# MSI GeForce RTX 2080 Super Gaming X Trio



## W1zzard (Jul 23, 2019)

MSI's GeForce RTX 2080 Super Gaming X Trio is the quietest RTX 2080 Super card we tested today. It not only runs quieter, but also significantly cooler than the competition. MSI still includes an overclock out of the box, and manual overclocking works very well, too.

*Show full review*


----------



## grammar_phreak (Jul 23, 2019)

Nice review


----------



## SDR82 (Jul 23, 2019)

Page 4 : "The GDDR6 memory chips are made by Micron and carry the model number D9WCW, which decodes to MT61K256M32JE-14:A "

Those are Samsung memory modules...


----------



## 64K (Jul 23, 2019)

Gaming X Trio is the best of the 2080 Supers so far imo. Not sure if it's worth the extra $80 over the Founders Edition though.


----------



## ddarko (Jul 23, 2019)

Has MSI adjusted their fan behavior so that they don't blow at full speed every time the temperatures spike?  I own the 1080 Ti Lightning card and something as routine as launching a game triggers the fans to blast like a jet engine.  It was mentioned in the Techpowerup review of that 1080 Ti Lightning card:


> One issue with the idle-fan-off system is that every time the temperature crosses the fan-stop threshold, all fans will spin at full speed momentarily, which according to MSI is for their dust cleaning function (other cards do this once during system startup).

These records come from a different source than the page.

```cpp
template <int W>
__global__ __launch_bounds__(W * 64, 1) void attn_bwd_dkvb_kernel(const attn_bwd_params_t bp, int n_groups, int panel_blocks) {
  const attn_params_t& p = bp.f;
  extern __shared__ __attribute__((aligned(1024))) unsigned char dkvb_smem[];
  float* panel = reinterpret_cast<float*>(dkvb_smem);
  unsigned char* slots = dkvb_smem + (size_t)panel_blocks * 4096;

  const int tid = threadIdx.x, lane = tid & 63;
  const int wave = __builtin_amdgcn_readfirstlane(tid >> 6);
  const int r = lane & 31, hh = lane >> 5;
  const att_pos_t ps = att_pos(p.seq);
  const int D = p.H * 64;
  const dkvb_geom_t gm = dkvb_geom(ps.n0, ps.n1, ps.pos1, p.mode);
  const int NKB = gm.nkb[0] + gm.nkb[1];
  const int total = NKB * p.H * n_groups, per = (total + 7) >> 3;
  const int logical = (blockIdx.x & 7) * per + (blockIdx.x >> 3);
  if ((int)(blockIdx.x >> 3) >= per || logical >= total) return;
  const int kbi = logical % NKB;
  const int grp = (logical / NKB) % n_groups;
  const int h = logical / (NKB * n_groups);
  const int part = kbi >= gm.nkb[0] ? 1 : 0;
  const int sb = part ? kbi - gm.nkb[0] : kbi;
  int s_lo, s_hi;
  if (p.mode == VLM_ATTN_SEPARATE) { s_lo = part ? ps.pos1 : 0; s_hi = part ? ps.NP : ps.n0; }
  else { s_lo = 0; s_hi = ps.NP; }
  const int kp0 = s_lo + sb * ATT_KB;
  const int nblk = (s_hi - s_lo + ATT_KB - 1) / ATT_KB;
  const int b_lo = (int)((long)ps.B * grp / n_groups), b_hi = (int)((long)ps.B * (grp + 1) / n_groups);
  const int wact = nblk < W ? nblk : W;
  const int S = nblk / wact;
  const float c1 = p.scale * ATT_LOG2E;

  const int kp = kp0 + r;
  const bool kvalid = kp < s_hi && (kp < ps.n0 || kp >= ps.pos1);
  const bool ktext = kp < ps.n0;
  const uint8_t* keepk = ktext ? p.keep0 : p.keep1;
  const int keep_at = ktext ? kp : kp - ps.pos1, keep_n = ktext ? ps.n0 : ps.n1;
  const int krow0 = ktext ? ps.base0 + kp : ps.base1 + (kp - ps.pos1), kstr = ktext ? ps.n0 : ps.n1;
  f16x8 sel0, sel1;
  att_select_frags(lane, sel0, sel1);
  const att_dense_layout_t dl = att_dense_layout(ps.n0, ps.n1, ps.pos1, p.mode);
  const __amdgpu_buffer_rsrc_t rbias = __builtin_amdgcn_make_buffer_rsrc(
      const_cast<_Float16*>(p.dense_t + (size_t)(p.head_row0 + h) * p.dense_tiles * 2048), 0, (uint32_t)p.dense_tiles * 4096u, 0x00020000);
  const uint32_t bvoff = att_bias_voff(dl, part, sb, lane);
  const __amdgpu_buffer_rsrc_t rq = __builtin_amdgcn_make_buffer_rsrc(
      const_cast<bf16_t*>(p.qkv), 0, (uint32_t)((size_t)p.total_rows * p.ld_qkv * 2), 0x00020000);
  const __amdgpu_buffer_rsrc_t rdo = __builtin_amdgcn_make_buffer_rsrc(
      const_cast<bf16_t*>(bp.d_o), 0, (uint32_t)((size_t)p.total_rows * bp.ld_do * 2), 0x00020000);
  const __amdgpu_buffer_rsrc_t rlse = __builtin_amdgcn_make_buffer_rsrc(
      const_cast<float*>(bp.lse + (size_t)h * p.total_rows), 0, (uint32_t)p.total_rows * 4u, 0x00020000);
  const __amdgpu_buffer_rsrc_t rdel = __builtin_amdgcn_make_buffer_rsrc(
      const_cast<float*>(bp.delta + (size_t)h * p.total_rows), 0, (uint32_t)p.total_rows * 4u, 0x00020000);

  const uint32_t c16 = (uint32_t)(lane & 7) * 16u + (uint32_t)h * 128u;
  const uint32_t voff_q = (uint32_t)(lane >> 3) * (uint32_t)(p.ld_qkv * 2) + c16, voff_o = (uint32_t)(lane >> 3) * (uint32_t)(bp.ld_do * 2) + c16;
  unsigned char* slot = slots + wave * 8192;
  const uint32_t wr_off0 = dkvb_off(lane >> 3, lane & 7), wr_off1 = dkvb_off(8 + (lane >> 3), lane & 7);
  const uint32_t row_off0 = dkvb_off(r, hh);
  uint32_t tr_off[2][2];
  {
    const int g16 = (lane >> 4) & 1, qq = (lane & 15) >> 2, pp = lane & 3;
#pragma unroll
    for (int db = 0; db < 2; ++db)
#pragma unroll
      for (int hi = 0; hi < 2; ++hi)
        tr_off[db][hi] = dkvb_off(8 * hi + 4 * hh + qq, 2 * (db * 2 + g16) + (pp >> 1)) + 8 * (pp & 1);
  }

  for (int i = tid; i < nblk * 256; i += W * 64) reinterpret_cast<f32x4*>(panel)[i] = (f32x4){0.f, 0.f, 0.f, 0.f};
  __syncthreads();

  float cs_t[2] = {0.f, 0.f}, cs_i[2] = {0.f, 0.f};

  const int rounds = (b_hi - b_lo + wact - 1) / wact;
  for (int rd = 0; rd < rounds; ++rd) {
    const int b = b_lo + rd * wact + wave;
    const bool active = wave < wact && b < b_hi;

    bf16x8 kf[4], vf[4], bstat;
    f32x16 dk[2], dv[2];
#pragma unroll
    for (int i = 0; i < 16; ++i) dk[0][i] = dk[1][i] = dv[0][i] = dv[1][i] = 0.f;
#pragma unroll
    for (int j = 0; j < 8; ++j) bstat[j] = (bf16_t)0.f;
    u32x4 nq[4], no_[4], nbw[2];
    float nlse = 0.f, ndel = 0.f;
    const uint32_t row_txt = (uint32_t)(ps.base0 + b * ps.n0), row_img = (uint32_t)(ps.base1 + b * ps.n1 - ps.pos1);
    auto row_of = [&](int qp) -> uint32_t {
      qp = qp < s_hi - 1 ? qp : s_hi - 1;
      return (uint32_t)qp + (qp < ps.n0 ? row_txt : row_img);
    };
    auto request = [&](int j) {
      const int q0 = s_lo + j * ATT_KB;
      if (q0 >= ps.pos1 && q0 + ATT_KB <= s_hi) {
        const uint32_t row0 = row_img + (uint32_t)q0;
#pragma unroll
        for (int u = 0; u < 4; ++u) {
          nq[u] = __builtin_bit_cast(u32x4, __builtin_amdgcn_raw_buffer_load_b128(rq, voff_q, (row0 + 8u * u) * (uint32_t)(p.ld_qkv * 2), 0));
          no_[u] = __builtin_bit_cast(u32x4, __builtin_amdgcn_raw_buffer_load_b128(rdo, voff_o, (row0 + 8u * u) * (uint32_t)(bp.ld_do * 2), 0));
        }
        nlse = __builtin_bit_cast(float, __builtin_amdgcn_raw_buffer_load_b32(rlse, (uint32_t)r * 4u, row0 * 4u, 0));
        ndel = __builtin_bit_cast(float, __builtin_amdgcn_raw_buffer_load_b32(rdel, (uint32_t)r * 4u, row0 * 4u, 0));
      } else {
#pragma unroll
        for (int u = 0; u < 4; ++u) {
          const uint32_t row = row_of(q0 + 8 * u + (lane >> 3));
          nq[u] = __builtin_bit_cast(u32x4, __builtin_amdgcn_raw_buffer_load_b128(rq, row * (uint32_t)(p.ld_qkv * 2) + c16, 0, 0));
          no_[u] = __builtin_bit_cast(u32x4, __builtin_amdgcn_raw_buffer_load_b128(rdo, row * (uint32_t)(bp.ld_do * 2) + c16, 0, 0));
        }
        const uint32_t row = row_of(q0 + r);
        nlse = __builtin_bit_cast(float, __builtin_amdgcn_raw_buffer_load_b32(rlse, row * 4u, 0, 0));
        ndel = __builtin_bit_cast(float, __builtin_amdgcn_raw_buffer_load_b32(rdel, row * 4u, 0, 0));
      }
      {
        const uint32_t soff = (uint32_t)(j >> 1) * 4096u + (uint32_t)(j & 1) * 2048u;
        nbw[0] = __builtin_bit_cast(u32x4, __builtin_amdgcn_raw_buffer_load_b128(rbias, bvoff, soff, 0));
        nbw[1] = __builtin_bit_cast(u32x4, __builtin_amdgcn_raw_buffer_load_b128(rbias, bvoff + 1024, soff, 0));
      }
    };
    if (active) {
      const size_t krow = (size_t)(krow0 + b * kstr);
      const bf16_t* kptr = p.qkv + (kvalid ? krow : (size_t)0) * p.ld_qkv + D + h * 64 + 8 * hh;
#pragma unroll
      for (int s = 0; s < 4; ++s) {
        const bf16x8 raw = *reinterpret_cast<const bf16x8*>(kptr + 16 * s);
#pragma unroll
        for (int j = 0; j < 8; ++j) kf[s][j] = (bf16_t)(kvalid ? (float)raw[j] * c1 : 0.f);
        vf[s] = *reinterpret_cast<const bf16x8*>(kptr + D + 16 * s);
      }
      const bool kept = kvalid && (!keepk || keepk[(size_t)b * keep_n + keep_at] != 0);
      if (hh == 0) {
        bstat[0] = bstat[1] = bstat[2] = (bf16_t)1.0f;
        bstat[3] = (bf16_t)(kept ? 0.f : ATT_NEG_BIG);
      }
      request(wave * S);
    }

    if (!active) {
      for (int t = 0, ph = 0; t < nblk; ++t) {
        if (++ph == S || t + 1 == nblk) { ph = 0; __syncthreads(); }
      }
      continue;
    }
    for (int t = 0, ph = 0, j = wave * S; t < nblk; ++t) {
#pragma unroll
      for (int u = 0; u < 4; ++u) {
        const uint32_t wo = (u & 1 ? wr_off1 : wr_off0) + (u >> 1) * 2048u;
        *reinterpret_cast<u32x4*>(slot + wo) = nq[u];
        *reinterpret_cast<u32x4*>(slot + 4096 + wo) = no_[u];
      }
      bf16x8 astat_e, astat_d;
      {
        const int qp = s_lo + j * ATT_KB + r;
        const bool qok = qp < s_hi && (qp < ps.n0 || qp >= ps.pos1);
        const float ve = qok ? -nlse : ATT_NEG_BIG, vd = qok ? -ndel : 0.f;
        const bf16_t e0 = (bf16_t)ve, d0 = (bf16_t)vd;
        const bf16_t e1 = (bf16_t)(ve - (float)e0), d1 = (bf16_t)(vd - (float)d0);
        const bf16_t z = (bf16_t)0.f;
        const bool lo = hh == 0;
        astat_e = (bf16x8){lo ? e0 : z, lo ? e1 : z, z, lo ? (bf16_t)1.0f : z, z, z, z, z};
// ... 147 lines not shown
```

I see in the 2080 Ti Lightning review that MSI dropped the isle-fan off feature so presumably the latest Lightning card doesn't rev up anymore but does this fan behavior continue to Turing cards that still have idle-fan off like the Gaming X Trio?  I don't see any mention of this kind of fan behavior in the 2080 Super review so is it safe to assume that MSI has stopped programming their fans this way?

BTW, page 31 in the MSI 2080 Super review, it says:


> It's good to see that unlike the NVIDIA Founders Edition, *Zotac* added the fan-stop-in-idle feature on their card, which provides the perfect noise-free experience during desktop work, Internet browsing, and light gaming.


I think that should read "MSI"


----------



## W1zzard (Jul 23, 2019)

SDR82 said:


> Page 4 : "The GDDR6 memory chips are made by Micron and carry the model number D9WCW, which decodes to MT61K256M32JE-14:A "
> 
> Those are Samsung memory modules...


I could swear I updated it. Fixed now. Thanks!


----------



## THU31 (Jul 23, 2019)

"Solid performance increase over the original RTX 2080".

Solid sense of humor you have there.


----------



## SimplexPL (Jul 23, 2019)

Yeah, really solid increase... NOT!


----------



## N3M3515 (Jul 23, 2019)

You call solid an increase in performance you won't even notice? wtf w1z?


----------



## Fluffmeister (Jul 24, 2019)

Yes we get it Nvidia, you can make a 1080 Ti?

I wonder who is the to blame, maybe that hairy dude who is bored of reviewing hardware can tell us.


----------



## swirl09 (Jul 24, 2019)

The 1080ti just keeps looking better and better!

Even as good as it was on day1, for a flagship (excl the Titan) to even be in the realm of being able to say "bang for buck", it really did seem to offer a lot for the money. When the RTX lineup was revealed and those who said either that they would now get a 1080ti, or hang on to their 1080ti, thats still holding up well for them _another _year on. 

About the only thing that is sitting in the pro column for me with regards the 2080ti is that if I didnt get one, I would be wondering how much more performance Id be getting in X, every time. I knew that would be the case, so I didnt hesitate. But its never felt like that great of an upgrade and an absolute joke in terms of price.


----------



## RealNeil (Jul 24, 2019)

Good review. 
I like MSI's Gaming-X card's designs. I've got a 1080Ti and a 1660Ti here.
They run cool and perform well.

Rather than get the MSI RTX-2080 Super Gaming-X Trio card, I think that I would rather get another MSI GTX-1080Ti Gaming-X Trio and run SLI with a pair of them.


----------



## Minus Infinity (Jul 24, 2019)

Both my computers use MSI Gaming cards, super quiet and effective cooling. Won't be buying an RTX however. My GTX 1070 will be replaced by a Radeon 5700 XT when the custom versions are available and my GTX 1080 TI won't be updated until I see what Navi+ and Ampere can deliver. Hopefully Navi+ has hardware raytracing enabled and can get power consumption down a lot per frame.


----------



## BluesFanUK (Jul 24, 2019)

Am i missing something here? There's a lot of talk in the Turing reviews over how excellent power efficiency is, yet the 2070 and 2080 are both over 200w. How is it the 980 and 1080 over two generations were able to be so power efficient at around 180w, yet these monstrosities have widely increased that gap.


----------



## kings (Jul 24, 2019)

And they are. Turing offers more performance per watt than Pascal.


----------



## Luckyblue (Jul 27, 2019)

Heat pipes are not six but seven. Thank you!


----------



## kucki (Aug 15, 2019)

Seems like you are getting all the good cards which overclock really well. My card only achieves 2200 MHz memory and +45 Core Clock (1890 Boost).


----------



## W1zzard (Aug 15, 2019)

Luckyblue said:


> Heat pipes are not six but seven. Thank you!


Fixed, thanks!


----------